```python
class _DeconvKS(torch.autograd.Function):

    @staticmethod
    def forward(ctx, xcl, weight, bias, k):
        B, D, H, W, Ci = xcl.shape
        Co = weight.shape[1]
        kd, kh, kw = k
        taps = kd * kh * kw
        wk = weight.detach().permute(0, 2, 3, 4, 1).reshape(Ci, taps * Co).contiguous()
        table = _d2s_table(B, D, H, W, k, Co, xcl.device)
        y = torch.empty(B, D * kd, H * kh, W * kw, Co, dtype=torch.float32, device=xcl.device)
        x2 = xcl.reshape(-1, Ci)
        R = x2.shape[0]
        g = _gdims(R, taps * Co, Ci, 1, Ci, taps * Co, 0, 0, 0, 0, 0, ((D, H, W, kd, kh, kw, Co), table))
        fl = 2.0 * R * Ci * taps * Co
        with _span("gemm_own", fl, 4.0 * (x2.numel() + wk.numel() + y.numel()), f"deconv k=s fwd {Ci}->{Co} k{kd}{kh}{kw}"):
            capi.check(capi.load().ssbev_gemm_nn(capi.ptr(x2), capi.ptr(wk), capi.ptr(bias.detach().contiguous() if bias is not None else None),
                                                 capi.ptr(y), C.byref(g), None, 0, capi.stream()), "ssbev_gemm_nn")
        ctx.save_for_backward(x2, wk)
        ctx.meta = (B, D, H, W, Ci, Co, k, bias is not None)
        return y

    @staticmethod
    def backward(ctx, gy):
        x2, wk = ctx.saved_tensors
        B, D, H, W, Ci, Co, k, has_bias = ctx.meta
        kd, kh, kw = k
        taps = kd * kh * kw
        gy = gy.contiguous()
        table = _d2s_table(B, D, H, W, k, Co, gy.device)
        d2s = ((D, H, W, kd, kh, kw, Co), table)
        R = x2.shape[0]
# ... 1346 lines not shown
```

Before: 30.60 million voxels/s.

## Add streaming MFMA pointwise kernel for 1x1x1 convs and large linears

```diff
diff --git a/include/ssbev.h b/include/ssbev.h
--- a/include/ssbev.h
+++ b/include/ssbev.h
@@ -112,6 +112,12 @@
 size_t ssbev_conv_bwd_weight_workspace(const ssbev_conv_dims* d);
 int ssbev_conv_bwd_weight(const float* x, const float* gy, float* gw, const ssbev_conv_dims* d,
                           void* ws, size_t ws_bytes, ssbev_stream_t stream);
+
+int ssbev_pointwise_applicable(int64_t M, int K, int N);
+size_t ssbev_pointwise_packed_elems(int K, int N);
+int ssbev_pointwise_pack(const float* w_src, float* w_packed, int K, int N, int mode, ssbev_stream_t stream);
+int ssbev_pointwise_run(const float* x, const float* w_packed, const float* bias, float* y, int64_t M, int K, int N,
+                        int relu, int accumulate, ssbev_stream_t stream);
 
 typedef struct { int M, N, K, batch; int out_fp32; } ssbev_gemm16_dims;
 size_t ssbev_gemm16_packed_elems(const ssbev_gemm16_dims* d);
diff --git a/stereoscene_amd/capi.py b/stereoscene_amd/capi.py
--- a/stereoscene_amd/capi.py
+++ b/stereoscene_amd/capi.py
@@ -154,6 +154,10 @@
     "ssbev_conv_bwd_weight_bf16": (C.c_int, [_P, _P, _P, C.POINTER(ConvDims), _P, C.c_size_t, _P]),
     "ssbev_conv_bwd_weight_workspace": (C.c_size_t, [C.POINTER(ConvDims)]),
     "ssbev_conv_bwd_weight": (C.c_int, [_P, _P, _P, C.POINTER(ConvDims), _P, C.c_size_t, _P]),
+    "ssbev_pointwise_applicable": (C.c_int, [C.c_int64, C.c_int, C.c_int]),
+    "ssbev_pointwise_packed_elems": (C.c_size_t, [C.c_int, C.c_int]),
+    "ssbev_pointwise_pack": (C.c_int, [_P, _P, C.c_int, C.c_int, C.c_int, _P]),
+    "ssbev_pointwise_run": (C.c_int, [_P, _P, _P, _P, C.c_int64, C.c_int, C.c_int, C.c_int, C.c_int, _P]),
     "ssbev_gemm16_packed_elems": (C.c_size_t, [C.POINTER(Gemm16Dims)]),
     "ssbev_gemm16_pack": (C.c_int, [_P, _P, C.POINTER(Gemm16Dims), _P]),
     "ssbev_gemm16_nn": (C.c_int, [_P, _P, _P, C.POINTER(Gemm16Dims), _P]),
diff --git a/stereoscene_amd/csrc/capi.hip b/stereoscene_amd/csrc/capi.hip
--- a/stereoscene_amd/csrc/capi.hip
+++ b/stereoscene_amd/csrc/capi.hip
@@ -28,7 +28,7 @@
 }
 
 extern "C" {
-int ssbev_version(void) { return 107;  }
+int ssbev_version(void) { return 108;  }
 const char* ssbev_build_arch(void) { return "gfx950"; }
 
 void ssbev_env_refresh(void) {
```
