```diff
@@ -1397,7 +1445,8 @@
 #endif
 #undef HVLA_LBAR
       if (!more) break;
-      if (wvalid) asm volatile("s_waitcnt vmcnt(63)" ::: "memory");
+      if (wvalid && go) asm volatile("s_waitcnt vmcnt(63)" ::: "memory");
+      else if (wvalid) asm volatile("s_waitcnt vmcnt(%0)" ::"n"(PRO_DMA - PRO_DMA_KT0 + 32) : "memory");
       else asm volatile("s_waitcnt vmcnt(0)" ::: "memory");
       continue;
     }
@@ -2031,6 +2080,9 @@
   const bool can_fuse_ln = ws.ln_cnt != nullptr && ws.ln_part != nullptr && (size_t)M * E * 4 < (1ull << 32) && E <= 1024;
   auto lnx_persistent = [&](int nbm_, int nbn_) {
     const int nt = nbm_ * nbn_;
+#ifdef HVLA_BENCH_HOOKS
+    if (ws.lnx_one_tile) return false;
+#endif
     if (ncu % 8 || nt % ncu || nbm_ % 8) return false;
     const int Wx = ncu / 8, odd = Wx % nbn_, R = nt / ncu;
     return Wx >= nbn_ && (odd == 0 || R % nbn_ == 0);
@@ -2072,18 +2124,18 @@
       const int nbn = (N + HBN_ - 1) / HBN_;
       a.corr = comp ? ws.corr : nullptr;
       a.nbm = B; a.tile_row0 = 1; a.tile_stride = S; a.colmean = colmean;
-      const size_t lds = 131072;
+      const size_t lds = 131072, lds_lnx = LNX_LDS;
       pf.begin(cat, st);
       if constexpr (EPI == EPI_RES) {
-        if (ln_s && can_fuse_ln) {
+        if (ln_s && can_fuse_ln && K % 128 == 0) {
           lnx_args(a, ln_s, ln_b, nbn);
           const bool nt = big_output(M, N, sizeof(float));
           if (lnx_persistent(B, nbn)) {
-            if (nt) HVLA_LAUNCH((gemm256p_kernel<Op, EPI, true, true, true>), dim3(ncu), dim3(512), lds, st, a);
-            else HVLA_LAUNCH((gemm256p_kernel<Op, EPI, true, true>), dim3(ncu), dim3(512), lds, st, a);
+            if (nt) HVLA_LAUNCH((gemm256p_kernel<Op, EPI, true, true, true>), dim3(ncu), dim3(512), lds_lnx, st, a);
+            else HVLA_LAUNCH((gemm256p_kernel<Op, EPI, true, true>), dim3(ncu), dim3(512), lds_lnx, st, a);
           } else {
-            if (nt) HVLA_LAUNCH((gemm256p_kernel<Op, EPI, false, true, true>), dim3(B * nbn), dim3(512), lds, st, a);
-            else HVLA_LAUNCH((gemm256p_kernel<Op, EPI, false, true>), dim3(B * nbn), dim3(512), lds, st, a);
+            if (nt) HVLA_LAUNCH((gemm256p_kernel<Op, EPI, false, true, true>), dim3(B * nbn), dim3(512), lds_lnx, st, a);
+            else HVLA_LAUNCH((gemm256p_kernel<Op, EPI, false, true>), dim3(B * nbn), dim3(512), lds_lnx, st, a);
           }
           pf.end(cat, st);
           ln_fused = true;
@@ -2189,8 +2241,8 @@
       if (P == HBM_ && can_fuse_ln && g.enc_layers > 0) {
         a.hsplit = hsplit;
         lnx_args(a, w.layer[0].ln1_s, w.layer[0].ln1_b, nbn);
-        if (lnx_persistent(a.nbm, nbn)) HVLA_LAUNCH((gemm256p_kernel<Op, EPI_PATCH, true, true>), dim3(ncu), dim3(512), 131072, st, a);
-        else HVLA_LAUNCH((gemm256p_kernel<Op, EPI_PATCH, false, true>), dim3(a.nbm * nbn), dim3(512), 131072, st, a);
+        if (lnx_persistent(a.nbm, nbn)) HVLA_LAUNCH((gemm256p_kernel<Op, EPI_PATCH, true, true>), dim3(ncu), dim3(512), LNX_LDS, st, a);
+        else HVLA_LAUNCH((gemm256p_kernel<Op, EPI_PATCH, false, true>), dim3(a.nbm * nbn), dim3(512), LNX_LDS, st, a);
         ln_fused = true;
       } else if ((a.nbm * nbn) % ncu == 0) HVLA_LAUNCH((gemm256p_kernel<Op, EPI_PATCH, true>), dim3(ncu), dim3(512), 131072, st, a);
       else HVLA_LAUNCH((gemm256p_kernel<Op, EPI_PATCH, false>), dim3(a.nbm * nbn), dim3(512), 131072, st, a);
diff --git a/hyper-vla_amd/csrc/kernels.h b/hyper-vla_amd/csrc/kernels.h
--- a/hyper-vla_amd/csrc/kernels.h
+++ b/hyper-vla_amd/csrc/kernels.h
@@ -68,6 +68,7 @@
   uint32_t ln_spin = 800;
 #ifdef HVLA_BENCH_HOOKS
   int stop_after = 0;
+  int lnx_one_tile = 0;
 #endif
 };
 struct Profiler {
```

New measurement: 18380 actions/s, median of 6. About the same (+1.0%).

• • • •

* [Action item]: Every line above that has the string "nullptr" needs to be copied.

* [Solution to the exercise]:
   const bool can_fuse_ln = ws.ln_cnt != nullptr && ws.ln_part != nullptr && (size_t)M * E * 4 < (1ull << 32) && E <= 1024;
       a.corr = comp ? ws.corr : nullptr;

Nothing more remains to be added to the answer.